▶ **Record extracts**
^^^^^^^^

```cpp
typedef struct ccx_align_desc {
  const void* q; const void* k;
  int64_t q_elems, k_elems;
  int n_seq, H, Spad;
  const int* heads; int n_heads; int head0;
  int t;
  int Hsel, T, Mmax;
  const int* n_keys;
  const int* n_rows;
  int r0;
  void* P; void* A;
  int64_t P_elems, A_elems;
  void* text_idx; void* time_idx; void* path_len; void* jump_frame;
  int64_t text_idx_elems, time_idx_elems, path_len_elems, jump_frame_elems;
} ccx_align_desc;

int ccx_align_op(ccx_ctx* ctx, int op, const ccx_align_desc* desc, void* stream);

int ccx_whisper_align(ccx_whisper* w, const int32_t* tokens, const int32_t* lens, int max_len, int B, const int32_t* n_frames,
                      const int32_t* heads, int n_heads, int row0, float* probs_out_dev, float* matrix_out_dev,
                      int32_t* jump_frame_out, void* stream);

int ccx_whisper_last_cross_path(ccx_whisper* w);

int ccx_whisper_prepare_lanes(ccx_whisper* w, void* stream);
int ccx_whisper_trace_lanes(ccx_whisper* w, const char* path, int level);


typedef struct ccx_sepformer ccx_sepformer;
typedef struct {
  int n_filters, kernel, stride, d_model, n_head, d_ffn, n_layers, n_blocks, segment, n_spk;
} ccx_sepformer_dims;

int ccx_sepformer_create(ccx_ctx* ctx, const ccx_sepformer_dims* dims, int max_tokens, int max_utts,
                         ccx_sepformer** out);
void ccx_sepformer_destroy(ccx_sepformer* s);
int ccx_sepformer_set_tensor(ccx_sepformer* s, const char* name, const float* data, int64_t numel);
int ccx_sepformer_finalize(ccx_sepformer* s);
int ccx_sepformer_separate(ccx_sepformer* s, const float* mix_dev, int64_t stride, const int* n_samples, int B,
                           float* out_dev, void* stream);

#define CCX_SEP_ATTN_BLOCK 0
#define CCX_SEP_ATTENTION 1
#define CCX_SEP_FFN 2
#define CCX_SEP_FINAL_NORM 3
#define CCX_SEP_DECODER 4

typedef struct ccx_sep_desc {
  void* h; const void* xin; void* y; const void* qkv; void* att; const void* feats; const void* fc;
  int64_t h_elems, xin_elems, y_elems, qkv_elems, att_elems, feats_elems, fc_elems;
  int rows;
  const int* seq_start; const int* seq_len; int n_seq;
  int n_tok, d_ffn;
  const void* ln_g; const void* ln_b; const void* gln_g; const void* gln_b;
  const void* wqkv; const void* bqkv; const void* wo; const void* bo;
  const void* w1; const void* b1; const void* w2; const void* b2; const void* wdec;
  int64_t ln_elems, gln_elems, wqkv_elems, bqkv_elems, wo_elems, bo_elems, w1_elems, b1_elems, w2_elems, b2_elems, wdec_elems;
  const int* utt_tok0; const int* utt_L; const int* utt_T; int n_utt; int segment;
  void* out; int64_t out_stride; int64_t out_elems;
} ccx_sep_desc;

int ccx_sep_op(ccx_ctx* ctx, int op, const ccx_sep_desc* desc, void* stream);


typedef struct ccx_speaker ccx_speaker;
int ccx_speaker_create(ccx_ctx* ctx, int kind, int n_classes, int powerset, int max_crops, int64_t max_samples,
                       ccx_speaker** out);
void ccx_speaker_destroy(ccx_speaker* s);
int ccx_speaker_set_tensor(ccx_speaker* s, const char* name, const float* data, int64_t numel);
int ccx_speaker_finalize(ccx_speaker* s);
int ccx_speaker_embed(ccx_speaker* s, const float* wav_dev, const int64_t* offsets, const int* n_samples, int n,
                      const float* weights_dev, const int64_t* w_offsets, const int* w_lens, float* out_dev, void* stream);
int ccx_speaker_segment(ccx_speaker* s, const float* wav_dev, const int64_t* offsets, const int* n_samples, int n,
                        float* out_dev, int64_t out_capacity_rows, int* frames_out, void* stream);

typedef struct ccx_resnet ccx_resnet;
int ccx_resnet_create(ccx_ctx* ctx, int max_chunks, int64_t max_samples, int max_masks, ccx_resnet** out);
void ccx_resnet_destroy(ccx_resnet* r);
int ccx_resnet_set_tensor(ccx_resnet* r, const char* name, const float* data, int64_t numel);
int ccx_resnet_finalize(ccx_resnet* r);
int ccx_resnet_embed(ccx_resnet* r, const float* wav_dev, int64_t stride, int n_samples, int n_chunks, const float* weights_dev,
                     int n_w, const int* mask_chunk, int n_masks, float* out_dev, void* stream);

typedef struct ccx_specgate ccx_specgate;
int ccx_specgate_create(ccx_ctx* ctx, int64_t max_samples, int max_clips, int sample_rate, ccx_specgate** out);
void ccx_specgate_destroy(ccx_specgate* g);
int ccx_specgate_reduce(ccx_specgate* g, const float* y_dev, int64_t stride, const int* n_samples, int B,
                        float prop_decrease, float* out_dev, void* stream);
int ccx_specgate_set_clip_noise(ccx_specgate* g, int on);
int ccx_specgate_reduce_long(ccx_specgate* g, const float* y_dev, int64_t n, float prop_decrease, float* out_dev, void* stream);

#ifdef __cplusplus
}
#endif
#endif
```

Baseline: 1647.

## Fuse logits GEMM epilogue with per-group max/sum records for greedy select

Adds an EPI_F32_LOGITS GEMM epilogue that, for text columns below eot's 128-column group, writes per-group masked max, argmax and exp-sum records. A new select kernel then reads only those records plus the tail of at most 2048 logits, instead of scanning the full vocabulary with a 1024-thread block. Decode graphs are captured in two variants (with and without records) and picked per step. The aim is to remove most of the full-vocab rescan in the per-token select; the cost is extra epilogue work in the GEMM and a second graph per lane.

```diff
diff --git a/clearconverse_amd/_lib.py b/clearconverse_amd/_lib.py
--- a/clearconverse_amd/_lib.py
+++ b/clearconverse_amd/_lib.py
@@ -77,6 +77,14 @@
         ("tok_emb", C.c_void_p), ("pos_emb", C.c_void_p), ("x", C.c_void_p), ("D", C.c_int),
         ("sample", C.c_int), ("temperature", C.c_float), ("seed", C.c_uint64), ("row0", C.c_int),
         ("logits_elems", C.c_int64), ("tok_emb_elems", C.c_int64), ("pos_emb_elems", C.c_int64), ("x_elems", C.c_int64)]
+
+
+class DecHeadDesc(C.Structure):
+    _fields_ = [
+        ("a", C.c_void_p), ("w", C.c_void_p), ("bias", C.c_void_p), ("K", C.c_int),
+        ("fused", C.c_int), ("run_select", C.c_int), ("rec", C.c_void_p), ("ld_rec", C.c_int64),
+        ("a_elems", C.c_int64), ("w_elems", C.c_int64), ("bias_elems", C.c_int64), ("rec_elems", C.c_int64),
+        ("sel", DecSelectDesc)]
 
 
 class SepDesc(C.Structure):
@@ -149,6 +157,7 @@
     "ccx_whisper_decode_greedy": (_i, [_vp, _i32p, _i32p, _i, _i, _i, _i32p, _i32p, _fp, _fp, _vp]),
     "ccx_dec_attention_desc": (_i, [_vp, _i, C.POINTER(DecAttnDesc), _vp]),
     "ccx_dec_select_step": (_i, [_vp, C.POINTER(DecSelectDesc), _vp]),
+    "ccx_dec_head_step": (_i, [_vp, C.POINTER(DecHeadDesc), _vp]),
     "ccx_align_op": (_i, [_vp, _i, C.POINTER(AlignDesc), _vp]),
     "ccx_whisper_align": (_i, [_vp, _i32p, _i32p, _i, _i, _i32p, _i32p, _i, _i, _vp, _vp, _i32p, _vp]),
     "ccx_whisper_last_cross_path": (_i, [_vp]),
diff --git a/clearconverse_amd/csrc/dec_ops.hip b/clearconverse_amd/csrc/dec_ops.hip
--- a/clearconverse_amd/csrc/dec_ops.hip
+++ b/clearconverse_amd/csrc/dec_ops.hip
@@ -1,6 +1,7 @@
 #include "../../include/ccx.h"
 #include "ccx_common.h"
 #include "decoder.h"
+#include "gemm_bf16.h"
 #include "op_scratch.h"
 
 static_assert(sizeof(ccx_dec_seq_state) == sizeof(DecSeqState), "ccx_dec_seq_state mirrors DecSeqState field for field");
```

^^^^^^^^

▶ **Assignment**
The expected answer holds each line from the listing above where the string "typedef" is present.

▶ **Output**
typedef struct ccx_align_desc {
typedef struct ccx_sepformer ccx_sepformer;
typedef struct {
typedef struct ccx_sep_desc {
typedef struct ccx_speaker ccx_speaker;
typedef struct ccx_resnet ccx_resnet;
typedef struct ccx_specgate ccx_specgate;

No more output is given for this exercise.